### Task brief
Look through the records below and state how many lines carry the string "skin", adding nothing.
== == ==
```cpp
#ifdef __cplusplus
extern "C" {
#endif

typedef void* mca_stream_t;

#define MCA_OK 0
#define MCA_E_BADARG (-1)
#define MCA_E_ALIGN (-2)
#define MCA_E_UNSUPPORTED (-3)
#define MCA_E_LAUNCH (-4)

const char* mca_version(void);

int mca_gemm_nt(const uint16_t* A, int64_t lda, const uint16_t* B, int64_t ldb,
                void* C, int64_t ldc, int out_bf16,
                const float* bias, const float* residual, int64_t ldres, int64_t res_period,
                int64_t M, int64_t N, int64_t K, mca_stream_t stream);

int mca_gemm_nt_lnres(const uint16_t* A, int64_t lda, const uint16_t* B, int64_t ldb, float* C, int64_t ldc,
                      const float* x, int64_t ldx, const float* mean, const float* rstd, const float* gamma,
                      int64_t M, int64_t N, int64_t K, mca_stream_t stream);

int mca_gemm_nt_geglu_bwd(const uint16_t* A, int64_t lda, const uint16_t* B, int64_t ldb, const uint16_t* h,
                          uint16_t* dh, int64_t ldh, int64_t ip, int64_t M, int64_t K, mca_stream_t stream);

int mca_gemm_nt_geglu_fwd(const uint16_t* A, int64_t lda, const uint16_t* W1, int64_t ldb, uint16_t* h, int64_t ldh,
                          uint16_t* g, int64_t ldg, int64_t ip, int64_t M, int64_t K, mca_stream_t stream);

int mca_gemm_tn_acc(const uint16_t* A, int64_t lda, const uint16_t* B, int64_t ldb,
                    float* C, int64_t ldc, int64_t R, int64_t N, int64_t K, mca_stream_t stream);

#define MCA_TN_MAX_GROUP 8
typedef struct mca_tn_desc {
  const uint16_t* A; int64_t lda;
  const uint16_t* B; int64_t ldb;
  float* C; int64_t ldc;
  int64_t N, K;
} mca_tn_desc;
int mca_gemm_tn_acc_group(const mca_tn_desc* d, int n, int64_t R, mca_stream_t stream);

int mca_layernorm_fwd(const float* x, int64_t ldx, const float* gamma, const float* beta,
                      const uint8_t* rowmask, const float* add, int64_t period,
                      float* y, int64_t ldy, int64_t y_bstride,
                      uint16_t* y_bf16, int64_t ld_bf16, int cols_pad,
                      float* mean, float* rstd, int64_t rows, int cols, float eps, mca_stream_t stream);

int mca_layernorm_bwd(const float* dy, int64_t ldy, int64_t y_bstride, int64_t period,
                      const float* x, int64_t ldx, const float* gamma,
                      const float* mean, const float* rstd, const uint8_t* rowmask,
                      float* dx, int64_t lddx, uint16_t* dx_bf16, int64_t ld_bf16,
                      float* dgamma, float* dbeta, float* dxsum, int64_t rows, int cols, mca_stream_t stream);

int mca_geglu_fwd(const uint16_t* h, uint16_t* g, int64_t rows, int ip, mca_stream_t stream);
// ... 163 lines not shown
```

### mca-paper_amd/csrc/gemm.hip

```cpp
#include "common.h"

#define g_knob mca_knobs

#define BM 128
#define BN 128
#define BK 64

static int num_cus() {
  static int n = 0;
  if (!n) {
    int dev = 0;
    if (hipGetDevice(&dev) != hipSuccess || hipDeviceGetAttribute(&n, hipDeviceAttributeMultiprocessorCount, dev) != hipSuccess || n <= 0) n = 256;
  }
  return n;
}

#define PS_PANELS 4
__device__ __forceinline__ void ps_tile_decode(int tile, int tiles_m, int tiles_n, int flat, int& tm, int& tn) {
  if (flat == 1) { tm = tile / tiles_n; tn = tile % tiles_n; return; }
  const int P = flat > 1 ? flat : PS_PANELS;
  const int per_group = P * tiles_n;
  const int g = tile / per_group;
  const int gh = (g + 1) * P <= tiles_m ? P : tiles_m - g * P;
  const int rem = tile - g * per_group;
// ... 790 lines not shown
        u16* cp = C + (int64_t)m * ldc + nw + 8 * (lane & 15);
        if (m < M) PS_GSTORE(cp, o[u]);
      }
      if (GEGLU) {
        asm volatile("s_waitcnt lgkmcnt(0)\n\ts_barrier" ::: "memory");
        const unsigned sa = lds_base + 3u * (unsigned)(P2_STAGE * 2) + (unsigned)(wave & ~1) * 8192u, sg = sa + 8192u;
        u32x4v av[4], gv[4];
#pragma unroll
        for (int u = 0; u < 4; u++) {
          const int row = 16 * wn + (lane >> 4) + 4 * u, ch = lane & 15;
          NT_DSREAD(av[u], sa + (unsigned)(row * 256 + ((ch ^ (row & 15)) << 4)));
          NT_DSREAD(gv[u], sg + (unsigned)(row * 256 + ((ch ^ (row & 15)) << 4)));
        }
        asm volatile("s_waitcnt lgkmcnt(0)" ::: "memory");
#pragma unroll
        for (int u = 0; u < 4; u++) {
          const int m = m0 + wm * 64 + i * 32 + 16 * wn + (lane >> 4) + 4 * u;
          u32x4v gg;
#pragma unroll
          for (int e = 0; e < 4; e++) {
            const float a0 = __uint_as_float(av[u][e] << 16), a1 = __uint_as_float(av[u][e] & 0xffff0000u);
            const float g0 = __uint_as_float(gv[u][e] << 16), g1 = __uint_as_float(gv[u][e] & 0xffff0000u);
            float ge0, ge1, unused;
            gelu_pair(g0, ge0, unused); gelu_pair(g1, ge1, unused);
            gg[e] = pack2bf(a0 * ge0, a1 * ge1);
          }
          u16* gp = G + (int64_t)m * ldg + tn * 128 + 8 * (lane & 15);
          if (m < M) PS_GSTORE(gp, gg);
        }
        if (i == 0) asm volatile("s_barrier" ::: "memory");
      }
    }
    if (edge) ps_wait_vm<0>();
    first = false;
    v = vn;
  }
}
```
== == ==
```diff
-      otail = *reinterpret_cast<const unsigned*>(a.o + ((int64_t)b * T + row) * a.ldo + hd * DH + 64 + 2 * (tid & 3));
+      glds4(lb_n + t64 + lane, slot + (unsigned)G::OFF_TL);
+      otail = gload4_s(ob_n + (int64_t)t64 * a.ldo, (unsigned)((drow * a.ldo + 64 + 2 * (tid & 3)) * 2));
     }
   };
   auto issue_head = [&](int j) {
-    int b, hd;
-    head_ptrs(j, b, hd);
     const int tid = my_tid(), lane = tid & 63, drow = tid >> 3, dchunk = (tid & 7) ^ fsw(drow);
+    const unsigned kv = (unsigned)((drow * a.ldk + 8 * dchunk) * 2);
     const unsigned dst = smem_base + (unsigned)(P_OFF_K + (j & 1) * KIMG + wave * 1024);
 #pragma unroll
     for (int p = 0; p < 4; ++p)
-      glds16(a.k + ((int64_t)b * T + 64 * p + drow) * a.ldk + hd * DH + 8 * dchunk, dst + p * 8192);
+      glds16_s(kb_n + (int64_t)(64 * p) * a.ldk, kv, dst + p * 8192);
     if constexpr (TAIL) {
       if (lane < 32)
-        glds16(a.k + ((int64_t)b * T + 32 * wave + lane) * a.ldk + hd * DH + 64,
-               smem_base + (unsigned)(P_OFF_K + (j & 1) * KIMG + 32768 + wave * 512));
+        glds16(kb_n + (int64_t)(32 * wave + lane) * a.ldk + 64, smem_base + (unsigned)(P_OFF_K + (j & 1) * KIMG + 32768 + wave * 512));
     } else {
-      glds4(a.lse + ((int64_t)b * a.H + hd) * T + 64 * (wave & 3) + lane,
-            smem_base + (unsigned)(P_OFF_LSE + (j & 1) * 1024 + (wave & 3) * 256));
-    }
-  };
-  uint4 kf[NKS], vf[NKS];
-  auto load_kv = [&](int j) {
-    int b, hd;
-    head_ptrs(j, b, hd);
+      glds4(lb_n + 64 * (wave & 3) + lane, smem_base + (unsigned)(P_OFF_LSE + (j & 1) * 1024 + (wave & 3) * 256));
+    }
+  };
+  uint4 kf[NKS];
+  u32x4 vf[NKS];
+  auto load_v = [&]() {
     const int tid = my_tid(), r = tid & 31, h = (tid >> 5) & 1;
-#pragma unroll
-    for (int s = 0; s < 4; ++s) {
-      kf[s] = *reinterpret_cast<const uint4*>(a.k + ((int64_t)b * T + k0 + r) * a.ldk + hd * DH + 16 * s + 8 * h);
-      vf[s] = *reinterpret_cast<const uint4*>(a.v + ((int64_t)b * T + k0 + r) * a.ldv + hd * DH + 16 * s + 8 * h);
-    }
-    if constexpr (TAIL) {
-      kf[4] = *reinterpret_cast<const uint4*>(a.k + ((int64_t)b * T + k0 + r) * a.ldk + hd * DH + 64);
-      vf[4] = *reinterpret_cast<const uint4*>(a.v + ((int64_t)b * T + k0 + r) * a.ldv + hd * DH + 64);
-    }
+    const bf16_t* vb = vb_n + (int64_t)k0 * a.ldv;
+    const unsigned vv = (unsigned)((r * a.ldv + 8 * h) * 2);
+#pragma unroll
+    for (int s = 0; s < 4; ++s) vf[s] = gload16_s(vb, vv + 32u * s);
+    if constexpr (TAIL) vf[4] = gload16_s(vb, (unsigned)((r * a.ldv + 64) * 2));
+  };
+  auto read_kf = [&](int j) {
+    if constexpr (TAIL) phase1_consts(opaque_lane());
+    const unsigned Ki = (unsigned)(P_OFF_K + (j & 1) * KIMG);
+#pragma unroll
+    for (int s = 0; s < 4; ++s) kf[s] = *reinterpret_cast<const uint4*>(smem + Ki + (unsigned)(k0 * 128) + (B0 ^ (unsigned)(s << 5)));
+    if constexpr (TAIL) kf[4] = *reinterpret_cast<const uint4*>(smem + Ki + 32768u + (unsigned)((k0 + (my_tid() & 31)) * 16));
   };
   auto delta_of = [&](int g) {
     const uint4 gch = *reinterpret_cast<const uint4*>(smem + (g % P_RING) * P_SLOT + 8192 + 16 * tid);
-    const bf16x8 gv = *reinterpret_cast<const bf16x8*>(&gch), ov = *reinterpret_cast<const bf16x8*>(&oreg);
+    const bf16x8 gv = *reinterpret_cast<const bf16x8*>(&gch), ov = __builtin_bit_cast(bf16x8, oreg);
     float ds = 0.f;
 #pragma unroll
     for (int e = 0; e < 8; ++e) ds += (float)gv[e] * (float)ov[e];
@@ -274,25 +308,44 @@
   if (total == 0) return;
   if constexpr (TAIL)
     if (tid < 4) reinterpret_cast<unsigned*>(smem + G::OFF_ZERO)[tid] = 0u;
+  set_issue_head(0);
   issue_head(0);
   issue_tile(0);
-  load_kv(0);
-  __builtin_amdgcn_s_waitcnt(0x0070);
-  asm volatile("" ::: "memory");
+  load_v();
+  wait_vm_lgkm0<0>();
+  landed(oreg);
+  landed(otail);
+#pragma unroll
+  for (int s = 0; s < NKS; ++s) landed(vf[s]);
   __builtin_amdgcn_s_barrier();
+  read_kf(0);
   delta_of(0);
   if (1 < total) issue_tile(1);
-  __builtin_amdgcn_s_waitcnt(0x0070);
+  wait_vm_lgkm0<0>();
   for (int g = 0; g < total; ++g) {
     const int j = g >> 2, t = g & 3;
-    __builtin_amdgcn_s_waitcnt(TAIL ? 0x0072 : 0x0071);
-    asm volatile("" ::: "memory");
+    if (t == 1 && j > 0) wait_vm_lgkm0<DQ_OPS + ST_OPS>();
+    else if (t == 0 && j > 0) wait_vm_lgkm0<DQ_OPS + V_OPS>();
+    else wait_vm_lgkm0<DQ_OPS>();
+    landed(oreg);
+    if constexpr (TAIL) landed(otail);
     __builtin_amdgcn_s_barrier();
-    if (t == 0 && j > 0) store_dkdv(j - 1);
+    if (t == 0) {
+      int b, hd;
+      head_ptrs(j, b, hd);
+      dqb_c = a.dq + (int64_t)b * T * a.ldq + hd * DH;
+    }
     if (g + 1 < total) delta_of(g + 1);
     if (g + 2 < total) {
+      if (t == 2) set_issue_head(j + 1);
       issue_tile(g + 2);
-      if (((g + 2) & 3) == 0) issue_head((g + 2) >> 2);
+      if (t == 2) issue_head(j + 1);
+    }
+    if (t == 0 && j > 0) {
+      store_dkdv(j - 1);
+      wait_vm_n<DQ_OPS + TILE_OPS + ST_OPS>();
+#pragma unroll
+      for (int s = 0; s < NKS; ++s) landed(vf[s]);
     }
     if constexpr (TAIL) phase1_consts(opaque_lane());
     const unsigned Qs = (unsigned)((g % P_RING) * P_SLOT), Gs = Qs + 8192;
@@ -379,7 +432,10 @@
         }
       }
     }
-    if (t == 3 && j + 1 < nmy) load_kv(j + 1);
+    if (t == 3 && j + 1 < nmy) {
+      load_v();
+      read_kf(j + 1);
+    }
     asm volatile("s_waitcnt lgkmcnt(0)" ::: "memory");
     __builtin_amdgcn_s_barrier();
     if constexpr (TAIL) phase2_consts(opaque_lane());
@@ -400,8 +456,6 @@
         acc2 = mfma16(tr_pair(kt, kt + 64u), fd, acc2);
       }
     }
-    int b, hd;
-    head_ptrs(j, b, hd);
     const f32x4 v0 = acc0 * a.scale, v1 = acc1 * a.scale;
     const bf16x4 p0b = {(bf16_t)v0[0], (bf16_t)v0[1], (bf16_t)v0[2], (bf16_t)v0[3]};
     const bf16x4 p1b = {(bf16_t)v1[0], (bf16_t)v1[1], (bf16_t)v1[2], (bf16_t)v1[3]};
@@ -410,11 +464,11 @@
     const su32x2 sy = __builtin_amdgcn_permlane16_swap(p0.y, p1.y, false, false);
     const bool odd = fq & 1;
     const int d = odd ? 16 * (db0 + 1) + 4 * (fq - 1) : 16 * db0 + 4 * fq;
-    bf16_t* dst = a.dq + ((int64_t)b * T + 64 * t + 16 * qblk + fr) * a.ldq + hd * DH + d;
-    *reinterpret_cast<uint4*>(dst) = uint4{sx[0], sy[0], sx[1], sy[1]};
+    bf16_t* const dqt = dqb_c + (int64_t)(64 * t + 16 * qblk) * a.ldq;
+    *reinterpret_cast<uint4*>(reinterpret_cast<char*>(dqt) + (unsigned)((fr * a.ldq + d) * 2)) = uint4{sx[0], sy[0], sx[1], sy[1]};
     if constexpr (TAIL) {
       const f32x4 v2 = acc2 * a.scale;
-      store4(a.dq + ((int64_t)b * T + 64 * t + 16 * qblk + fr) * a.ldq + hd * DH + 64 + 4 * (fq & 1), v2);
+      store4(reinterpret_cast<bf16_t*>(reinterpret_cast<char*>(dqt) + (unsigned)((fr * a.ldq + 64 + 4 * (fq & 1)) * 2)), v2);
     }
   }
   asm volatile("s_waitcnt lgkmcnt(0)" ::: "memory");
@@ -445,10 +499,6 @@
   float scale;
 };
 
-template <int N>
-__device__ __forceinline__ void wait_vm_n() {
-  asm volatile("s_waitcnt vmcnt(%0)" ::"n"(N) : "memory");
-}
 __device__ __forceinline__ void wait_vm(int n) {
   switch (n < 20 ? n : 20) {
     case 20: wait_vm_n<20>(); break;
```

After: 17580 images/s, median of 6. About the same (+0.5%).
== == ==
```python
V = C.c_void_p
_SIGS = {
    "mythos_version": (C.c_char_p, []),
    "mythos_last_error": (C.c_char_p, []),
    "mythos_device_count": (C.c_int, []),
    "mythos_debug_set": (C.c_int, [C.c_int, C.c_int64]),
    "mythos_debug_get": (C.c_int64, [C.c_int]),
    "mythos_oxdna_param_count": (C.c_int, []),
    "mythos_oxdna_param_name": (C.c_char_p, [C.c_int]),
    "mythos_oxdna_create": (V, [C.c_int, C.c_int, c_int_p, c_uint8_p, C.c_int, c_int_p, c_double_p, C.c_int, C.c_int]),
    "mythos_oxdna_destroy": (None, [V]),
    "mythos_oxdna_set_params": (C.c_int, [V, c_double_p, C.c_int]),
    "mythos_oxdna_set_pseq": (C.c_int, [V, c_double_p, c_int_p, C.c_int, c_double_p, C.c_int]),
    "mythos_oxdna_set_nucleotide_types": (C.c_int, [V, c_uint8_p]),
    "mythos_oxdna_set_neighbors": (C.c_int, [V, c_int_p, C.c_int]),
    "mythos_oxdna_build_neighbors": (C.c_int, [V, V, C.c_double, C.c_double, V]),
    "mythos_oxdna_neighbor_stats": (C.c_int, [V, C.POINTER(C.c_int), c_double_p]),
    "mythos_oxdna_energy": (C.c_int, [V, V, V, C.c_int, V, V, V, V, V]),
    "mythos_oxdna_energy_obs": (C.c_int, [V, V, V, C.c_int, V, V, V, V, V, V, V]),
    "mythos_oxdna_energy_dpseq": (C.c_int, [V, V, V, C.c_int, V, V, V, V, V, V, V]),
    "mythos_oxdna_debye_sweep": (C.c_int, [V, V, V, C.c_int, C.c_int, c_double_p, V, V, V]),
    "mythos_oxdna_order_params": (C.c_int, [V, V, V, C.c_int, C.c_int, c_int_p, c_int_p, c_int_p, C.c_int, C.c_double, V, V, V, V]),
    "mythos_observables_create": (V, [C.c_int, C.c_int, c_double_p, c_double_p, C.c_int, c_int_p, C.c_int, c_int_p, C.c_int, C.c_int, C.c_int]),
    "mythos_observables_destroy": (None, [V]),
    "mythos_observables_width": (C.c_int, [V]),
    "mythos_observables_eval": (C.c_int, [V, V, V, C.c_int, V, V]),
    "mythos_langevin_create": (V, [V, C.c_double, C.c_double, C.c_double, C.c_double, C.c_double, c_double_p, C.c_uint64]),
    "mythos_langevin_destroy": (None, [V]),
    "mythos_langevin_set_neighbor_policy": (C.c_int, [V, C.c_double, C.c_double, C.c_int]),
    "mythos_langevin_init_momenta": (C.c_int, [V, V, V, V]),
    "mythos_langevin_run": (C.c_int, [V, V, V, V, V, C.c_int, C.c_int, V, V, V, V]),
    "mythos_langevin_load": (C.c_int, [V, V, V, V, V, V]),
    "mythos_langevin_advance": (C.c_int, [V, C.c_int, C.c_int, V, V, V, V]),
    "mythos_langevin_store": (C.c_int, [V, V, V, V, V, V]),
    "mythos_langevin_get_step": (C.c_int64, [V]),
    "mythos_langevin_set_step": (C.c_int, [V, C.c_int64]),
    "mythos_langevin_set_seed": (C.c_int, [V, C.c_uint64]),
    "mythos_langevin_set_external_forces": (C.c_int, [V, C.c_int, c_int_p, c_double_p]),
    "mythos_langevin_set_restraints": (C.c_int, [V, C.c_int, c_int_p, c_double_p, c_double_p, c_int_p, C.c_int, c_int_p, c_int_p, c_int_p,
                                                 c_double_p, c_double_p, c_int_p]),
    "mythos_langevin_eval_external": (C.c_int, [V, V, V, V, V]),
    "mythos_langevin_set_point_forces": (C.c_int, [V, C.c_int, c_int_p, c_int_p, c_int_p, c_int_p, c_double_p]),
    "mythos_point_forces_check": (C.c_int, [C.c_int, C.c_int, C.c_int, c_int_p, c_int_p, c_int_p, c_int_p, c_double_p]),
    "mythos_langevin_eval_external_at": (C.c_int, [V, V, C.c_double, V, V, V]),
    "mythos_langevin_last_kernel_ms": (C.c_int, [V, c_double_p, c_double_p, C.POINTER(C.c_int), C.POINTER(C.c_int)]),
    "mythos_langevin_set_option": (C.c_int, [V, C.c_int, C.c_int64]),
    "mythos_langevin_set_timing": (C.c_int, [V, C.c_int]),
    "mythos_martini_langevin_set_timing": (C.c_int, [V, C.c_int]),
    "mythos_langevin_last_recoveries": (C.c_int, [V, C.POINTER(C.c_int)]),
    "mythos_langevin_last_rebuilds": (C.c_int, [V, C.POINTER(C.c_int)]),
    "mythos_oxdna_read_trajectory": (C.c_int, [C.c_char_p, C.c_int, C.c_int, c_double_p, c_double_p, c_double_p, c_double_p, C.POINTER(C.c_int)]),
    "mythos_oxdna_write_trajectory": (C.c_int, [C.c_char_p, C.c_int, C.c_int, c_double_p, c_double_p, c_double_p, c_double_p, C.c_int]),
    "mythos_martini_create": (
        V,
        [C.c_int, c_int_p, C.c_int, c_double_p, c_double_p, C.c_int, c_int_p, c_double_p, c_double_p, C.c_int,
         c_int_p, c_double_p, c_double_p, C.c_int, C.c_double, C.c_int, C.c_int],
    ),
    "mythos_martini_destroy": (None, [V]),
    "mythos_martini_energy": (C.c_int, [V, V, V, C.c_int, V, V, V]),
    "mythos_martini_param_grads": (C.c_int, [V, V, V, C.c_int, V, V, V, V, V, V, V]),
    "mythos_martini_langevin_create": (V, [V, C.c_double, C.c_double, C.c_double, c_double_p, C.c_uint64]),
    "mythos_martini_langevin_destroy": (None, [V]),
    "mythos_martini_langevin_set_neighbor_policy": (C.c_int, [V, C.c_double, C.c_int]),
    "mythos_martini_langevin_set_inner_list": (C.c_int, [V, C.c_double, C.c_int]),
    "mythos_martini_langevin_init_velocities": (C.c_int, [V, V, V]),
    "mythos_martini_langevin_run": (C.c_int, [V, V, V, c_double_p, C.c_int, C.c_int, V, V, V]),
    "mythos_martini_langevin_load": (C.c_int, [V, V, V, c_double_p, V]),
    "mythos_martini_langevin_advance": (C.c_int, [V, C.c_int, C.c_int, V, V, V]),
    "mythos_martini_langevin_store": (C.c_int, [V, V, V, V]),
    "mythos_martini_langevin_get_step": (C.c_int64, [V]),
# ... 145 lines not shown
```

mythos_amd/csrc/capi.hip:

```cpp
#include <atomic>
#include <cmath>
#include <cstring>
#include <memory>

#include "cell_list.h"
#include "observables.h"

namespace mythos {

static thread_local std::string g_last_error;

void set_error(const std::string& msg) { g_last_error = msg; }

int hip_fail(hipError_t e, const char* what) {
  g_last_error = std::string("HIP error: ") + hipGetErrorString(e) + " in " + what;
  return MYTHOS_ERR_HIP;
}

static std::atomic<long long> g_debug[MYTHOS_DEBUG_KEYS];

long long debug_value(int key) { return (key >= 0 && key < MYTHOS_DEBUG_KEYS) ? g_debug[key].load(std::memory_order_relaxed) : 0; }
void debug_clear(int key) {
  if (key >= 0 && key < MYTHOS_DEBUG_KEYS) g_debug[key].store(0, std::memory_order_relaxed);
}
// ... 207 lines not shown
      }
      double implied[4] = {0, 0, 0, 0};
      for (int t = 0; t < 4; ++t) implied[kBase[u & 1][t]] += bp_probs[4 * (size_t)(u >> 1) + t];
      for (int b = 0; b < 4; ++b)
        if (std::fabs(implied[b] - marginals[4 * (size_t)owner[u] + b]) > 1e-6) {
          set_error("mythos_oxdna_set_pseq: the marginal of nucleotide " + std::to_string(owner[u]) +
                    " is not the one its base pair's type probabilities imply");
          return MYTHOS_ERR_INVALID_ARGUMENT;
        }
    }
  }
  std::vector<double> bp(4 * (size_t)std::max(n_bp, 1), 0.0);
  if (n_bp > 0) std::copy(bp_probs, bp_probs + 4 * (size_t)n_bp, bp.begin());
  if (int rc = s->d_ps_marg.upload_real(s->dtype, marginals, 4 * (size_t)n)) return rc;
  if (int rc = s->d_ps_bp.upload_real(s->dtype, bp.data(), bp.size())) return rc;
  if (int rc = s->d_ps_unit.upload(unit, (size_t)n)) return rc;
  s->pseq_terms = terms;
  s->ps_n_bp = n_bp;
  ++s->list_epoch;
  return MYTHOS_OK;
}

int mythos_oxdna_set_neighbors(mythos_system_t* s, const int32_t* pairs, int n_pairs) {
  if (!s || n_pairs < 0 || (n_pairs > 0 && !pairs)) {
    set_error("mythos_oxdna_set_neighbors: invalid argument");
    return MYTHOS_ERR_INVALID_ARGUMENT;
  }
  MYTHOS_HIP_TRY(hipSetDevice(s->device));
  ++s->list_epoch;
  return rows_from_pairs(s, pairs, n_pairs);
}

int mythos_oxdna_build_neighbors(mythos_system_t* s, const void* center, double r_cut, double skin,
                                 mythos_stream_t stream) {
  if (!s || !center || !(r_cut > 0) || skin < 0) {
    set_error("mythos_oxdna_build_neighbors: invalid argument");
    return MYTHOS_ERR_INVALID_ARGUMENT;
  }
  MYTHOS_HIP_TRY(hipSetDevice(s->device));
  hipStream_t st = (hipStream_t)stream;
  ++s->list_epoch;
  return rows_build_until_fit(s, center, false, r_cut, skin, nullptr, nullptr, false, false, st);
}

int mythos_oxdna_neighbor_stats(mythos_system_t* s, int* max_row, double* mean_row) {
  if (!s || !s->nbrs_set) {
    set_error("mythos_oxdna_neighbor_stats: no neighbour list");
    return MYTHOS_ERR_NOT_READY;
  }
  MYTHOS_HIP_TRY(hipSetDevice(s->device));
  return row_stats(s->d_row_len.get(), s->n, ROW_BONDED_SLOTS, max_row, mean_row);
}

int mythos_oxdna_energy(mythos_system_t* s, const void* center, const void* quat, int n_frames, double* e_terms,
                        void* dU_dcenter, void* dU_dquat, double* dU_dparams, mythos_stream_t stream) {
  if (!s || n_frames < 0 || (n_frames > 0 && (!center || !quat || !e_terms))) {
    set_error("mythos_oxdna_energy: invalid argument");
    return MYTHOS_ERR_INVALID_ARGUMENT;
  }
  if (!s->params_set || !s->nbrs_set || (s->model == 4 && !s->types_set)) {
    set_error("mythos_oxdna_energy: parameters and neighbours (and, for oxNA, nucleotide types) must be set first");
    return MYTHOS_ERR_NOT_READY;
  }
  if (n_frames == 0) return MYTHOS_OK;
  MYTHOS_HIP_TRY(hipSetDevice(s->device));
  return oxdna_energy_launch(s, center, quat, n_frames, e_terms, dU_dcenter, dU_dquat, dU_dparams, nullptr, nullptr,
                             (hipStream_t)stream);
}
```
== == ==
### Solution to this exercise
3